[Stored dataset items]
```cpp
extern "C" int wipa_encoder_forward(const wipa_model_cfg* cfg, const void* const* w, const void* mel_padded, void* out,
                                    void* workspace, size_t workspace_bytes, int B, wipa_stream_t stream) {
    RT_CALL(cfg_check(cfg));
    SplitScope split_scope(cfg);
    WIPA_REQUIRE(w && mel_padded && out && workspace && B > 0, "wipa_encoder_forward: null pointer / bad batch");
    const EncWs L = enc_ws(cfg, B);
    WIPA_REQUIRE(workspace_bytes >= L.total, "wipa_encoder_forward: workspace too small (%zu < %zu)", workspace_bytes, L.total);
    hipStream_t s = (hipStream_t)stream;
    const int dt = cfg->dtype;
    const size_t e = wipa_dtype_size(dt);
    const int d = cfg->n_audio_state, H = cfg->n_audio_head, T = cfg->n_audio_ctx, M = B * T;
    char* ws = (char*)workspace;
    void* c1 = ws + L.c1;
    float* x = (float*)(ws + L.x);
    void* ln = ws + L.ln;
    void* qk = ws + L.qk;
    void* vb = ws + L.v;
    void* ao = ws + L.ao;
    void* hb = ws + L.h;
    const int K1 = round_up(3 * cfg->n_mels, k_multiple(dt));

    WIPA_CHECK_HIP(hipMemsetAsync(c1, 0, (size_t)d * e, s));
    {
        wipa_gemm_desc g;
        memset(&g, 0, sizeof(g));
        g.rg_in = ROWS_IN; g.rg_valid = WIPA_N_FRAMES; g.rg_stride = (int64_t)ROWS_IN * d; g.zero_invalid_rows = 1;
        g.c_offset = d;
        PROF(PROF_GEMM, gemm(mel_padded, cfg->n_mels, w[0], K1, c1, d, B * ROWS_IN, d, K1, dt, dt, (const float*)w[1], 1, nullptr,
                     stream, &g));
    }
    {
        wipa_gemm_desc g;
        memset(&g, 0, sizeof(g));
        g.rg_in = T + 1; g.rg_valid = T; g.rg_stride = (int64_t)T * d;
        g.pos = (const float*)w[4]; g.ldpos = d;
        PROF(PROF_GEMM, gemm(c1, 2 * d, w[2], 3 * d, x, d, B * (T + 1), d, 3 * d, dt, WIPA_F32, (const float*)w[3], 1, nullptr,
                     stream, &g));
    }
    if (dt == WIPA_BF16) WIPA_CHECK_HIP(hipMemsetAsync(vb, 0, (size_t)B * d * T_ENC_PAD * e, s));
    const bool f8 = cfg->enc_act_fp8 != 0;
    float* ln_scale = (float*)((char*)ln + (size_t)M * d);
    const void* const* w8 = w + WIPA_ENC_GLOBAL + WIPA_ENC_PER_LAYER * cfg->n_audio_layer;
    for (int l = 0; l < cfg->n_audio_layer; ++l) {
        const void* const* lw = w + WIPA_ENC_GLOBAL + WIPA_ENC_PER_LAYER * l;
        const void* const* l8 = w8 + WIPA_ENC_FP8_PER_LAYER * l;
        if (f8) PROF(PROF_NORM, wipa_layernorm_fp8(x, d, ln, d, ln_scale, (const float*)lw[0], (const float*)lw[1], M, d, 1e-5f, stream));
        else PROF(PROF_NORM, wipa_layernorm(x, WIPA_F32, d, ln, dt, d, (const float*)lw[0], (const float*)lw[1], M, d, 1e-5f, stream));
        {
            wipa_gemm_desc g;
            memset(&g, 0, sizeof(g));
            g.col_scale_n = 2 * d; g.col_scale = QK_SCALE;
            if (f8) PROF(PROF_GEMM, gemm_f8(ln, d, ln_scale, l8[0], d, (const float*)l8[1], qk, 2 * d, M, 2 * d, d, dt, (const float*)lw[3], 0,
                                            nullptr, stream, &g));
            else PROF(PROF_GEMM, gemm(ln, d, lw[2], d, qk, 2 * d, M, 2 * d, d, dt, dt, (const float*)lw[3], 0, nullptr, stream, &g));
        }
        if (dt == WIPA_BF16) {
            wipa_gemm_desc g;
            memset(&g, 0, sizeof(g));
            g.bias_along_m = 1; g.cg_in = T; g.cg_stride = (int64_t)d * T_ENC_PAD;
            if (f8) PROF(PROF_GEMM, gemm_f8(l8[2], d, (const float*)l8[3], ln, d, ln_scale, vb, T_ENC_PAD, d, M, d, dt, (const float*)lw[5], 0,
                                            nullptr, stream, &g));
            else PROF(PROF_GEMM, gemm(lw[4], d, ln, d, vb, T_ENC_PAD, d, M, d, dt, dt, (const float*)lw[5], 0, nullptr, stream, &g));
            PROF(PROF_ATTN, wipa_flash_attn_enc_bf16(qk, 2 * d, vb, T_ENC_PAD, ao, d, B, H, T, stream));
        } else {
            PROF(PROF_GEMM, gemm(ln, d, lw[4], d, vb, d, M, d, d, dt, dt, (const float*)lw[5], 0, nullptr, stream));
            PROF(PROF_ATTN, wipa_flash_attn_enc_f32((const float*)qk, 2 * d, (const float*)qk + d, 2 * d, (const float*)vb, d, (float*)ao, d,
                                            B, H, T, t_f32_split, stream));
        }
        PROF(PROF_GEMM, gemm(ao, d, lw[6], d, x, d, M, d, d, dt, WIPA_F32, (const float*)lw[7], 0, x, stream));
        if (f8) {
            PROF(PROF_NORM, wipa_layernorm_fp8(x, d, ln, d, ln_scale, (const float*)lw[8], (const float*)lw[9], M, d, 1e-5f, stream));
            PROF(PROF_GEMM, gemm_f8(ln, d, ln_scale, l8[4], d, (const float*)l8[5], hb, 4 * d, M, 4 * d, d, dt, (const float*)lw[11], 1, nullptr,
                                    stream));
            void* h8 = qk;
            float* h_scale = (float*)ao;
            PROF(PROF_NORM, wipa_rowquant_fp8(hb, dt, 4 * d, h8, 4 * d, h_scale, M, 4 * d, stream));
            PROF(PROF_GEMM, gemm_f8(h8, 4 * d, h_scale, l8[6], 4 * d, (const float*)l8[7], x, d, M, d, 4 * d, WIPA_F32, (const float*)lw[13], 0,
                                    x, stream));
        } else {
// ... 802 lines not shown
```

● **TASK DETAILS**:
Give back each record above exactly as written.

● **SOLVED EXERCISE**:
```cpp
extern "C" int wipa_encoder_forward(const wipa_model_cfg* cfg, const void* const* w, const void* mel_padded, void* out,
                                    void* workspace, size_t workspace_bytes, int B, wipa_stream_t stream) {
    RT_CALL(cfg_check(cfg));
    SplitScope split_scope(cfg);
    WIPA_REQUIRE(w && mel_padded && out && workspace && B > 0, "wipa_encoder_forward: null pointer / bad batch");
    const EncWs L = enc_ws(cfg, B);
    WIPA_REQUIRE(workspace_bytes >= L.total, "wipa_encoder_forward: workspace too small (%zu < %zu)", workspace_bytes, L.total);
    hipStream_t s = (hipStream_t)stream;
    const int dt = cfg->dtype;
    const size_t e = wipa_dtype_size(dt);
    const int d = cfg->n_audio_state, H = cfg->n_audio_head, T = cfg->n_audio_ctx, M = B * T;
    char* ws = (char*)workspace;
    void* c1 = ws + L.c1;
    float* x = (float*)(ws + L.x);
    void* ln = ws + L.ln;
    void* qk = ws + L.qk;
    void* vb = ws + L.v;
    void* ao = ws + L.ao;
    void* hb = ws + L.h;
    const int K1 = round_up(3 * cfg->n_mels, k_multiple(dt));

    WIPA_CHECK_HIP(hipMemsetAsync(c1, 0, (size_t)d * e, s));
    {
        wipa_gemm_desc g;
        memset(&g, 0, sizeof(g));
        g.rg_in = ROWS_IN; g.rg_valid = WIPA_N_FRAMES; g.rg_stride = (int64_t)ROWS_IN * d; g.zero_invalid_rows = 1;
        g.c_offset = d;
        PROF(PROF_GEMM, gemm(mel_padded, cfg->n_mels, w[0], K1, c1, d, B * ROWS_IN, d, K1, dt, dt, (const float*)w[1], 1, nullptr,
                     stream, &g));
    }
    {
        wipa_gemm_desc g;
        memset(&g, 0, sizeof(g));
        g.rg_in = T + 1; g.rg_valid = T; g.rg_stride = (int64_t)T * d;
        g.pos = (const float*)w[4]; g.ldpos = d;
        PROF(PROF_GEMM, gemm(c1, 2 * d, w[2], 3 * d, x, d, B * (T + 1), d, 3 * d, dt, WIPA_F32, (const float*)w[3], 1, nullptr,
                     stream, &g));
    }
    if (dt == WIPA_BF16) WIPA_CHECK_HIP(hipMemsetAsync(vb, 0, (size_t)B * d * T_ENC_PAD * e, s));
    const bool f8 = cfg->enc_act_fp8 != 0;
    float* ln_scale = (float*)((char*)ln + (size_t)M * d);
    const void* const* w8 = w + WIPA_ENC_GLOBAL + WIPA_ENC_PER_LAYER * cfg->n_audio_layer;
    for (int l = 0; l < cfg->n_audio_layer; ++l) {
        const void* const* lw = w + WIPA_ENC_GLOBAL + WIPA_ENC_PER_LAYER * l;
        const void* const* l8 = w8 + WIPA_ENC_FP8_PER_LAYER * l;
        if (f8) PROF(PROF_NORM, wipa_layernorm_fp8(x, d, ln, d, ln_scale, (const float*)lw[0], (const float*)lw[1], M, d, 1e-5f, stream));
        else PROF(PROF_NORM, wipa_layernorm(x, WIPA_F32, d, ln, dt, d, (const float*)lw[0], (const float*)lw[1], M, d, 1e-5f, stream));
        {
            wipa_gemm_desc g;
            memset(&g, 0, sizeof(g));
            g.col_scale_n = 2 * d; g.col_scale = QK_SCALE;
            if (f8) PROF(PROF_GEMM, gemm_f8(ln, d, ln_scale, l8[0], d, (const float*)l8[1], qk, 2 * d, M, 2 * d, d, dt, (const float*)lw[3], 0,
                                            nullptr, stream, &g));
            else PROF(PROF_GEMM, gemm(ln, d, lw[2], d, qk, 2 * d, M, 2 * d, d, dt, dt, (const float*)lw[3], 0, nullptr, stream, &g));
        }
        if (dt == WIPA_BF16) {
            wipa_gemm_desc g;
            memset(&g, 0, sizeof(g));
            g.bias_along_m = 1; g.cg_in = T; g.cg_stride = (int64_t)d * T_ENC_PAD;
            if (f8) PROF(PROF_GEMM, gemm_f8(l8[2], d, (const float*)l8[3], ln, d, ln_scale, vb, T_ENC_PAD, d, M, d, dt, (const float*)lw[5], 0,
                                            nullptr, stream, &g));
            else PROF(PROF_GEMM, gemm(lw[4], d, ln, d, vb, T_ENC_PAD, d, M, d, dt, dt, (const float*)lw[5], 0, nullptr, stream, &g));
            PROF(PROF_ATTN, wipa_flash_attn_enc_bf16(qk, 2 * d, vb, T_ENC_PAD, ao, d, B, H, T, stream));
        } else {
            PROF(PROF_GEMM, gemm(ln, d, lw[4], d, vb, d, M, d, d, dt, dt, (const float*)lw[5], 0, nullptr, stream));
            PROF(PROF_ATTN, wipa_flash_attn_enc_f32((const float*)qk, 2 * d, (const float*)qk + d, 2 * d, (const float*)vb, d, (float*)ao, d,
                                            B, H, T, t_f32_split, stream));
        }
        PROF(PROF_GEMM, gemm(ao, d, lw[6], d, x, d, M, d, d, dt, WIPA_F32, (const float*)lw[7], 0, x, stream));
        if (f8) {
            PROF(PROF_NORM, wipa_layernorm_fp8(x, d, ln, d, ln_scale, (const float*)lw[8], (const float*)lw[9], M, d, 1e-5f, stream));
            PROF(PROF_GEMM, gemm_f8(ln, d, ln_scale, l8[4], d, (const float*)l8[5], hb, 4 * d, M, 4 * d, d, dt, (const float*)lw[11], 1, nullptr,
                                    stream));
            void* h8 = qk;
            float* h_scale = (float*)ao;
            PROF(PROF_NORM, wipa_rowquant_fp8(hb, dt, 4 * d, h8, 4 * d, h_scale, M, 4 * d, stream));
            PROF(PROF_GEMM, gemm_f8(h8, 4 * d, h_scale, l8[6], 4 * d, (const float*)l8[7], x, d, M, d, 4 * d, WIPA_F32, (const float*)lw[13], 0,
                                    x, stream));
        } else {
// ... 802 lines not shown
```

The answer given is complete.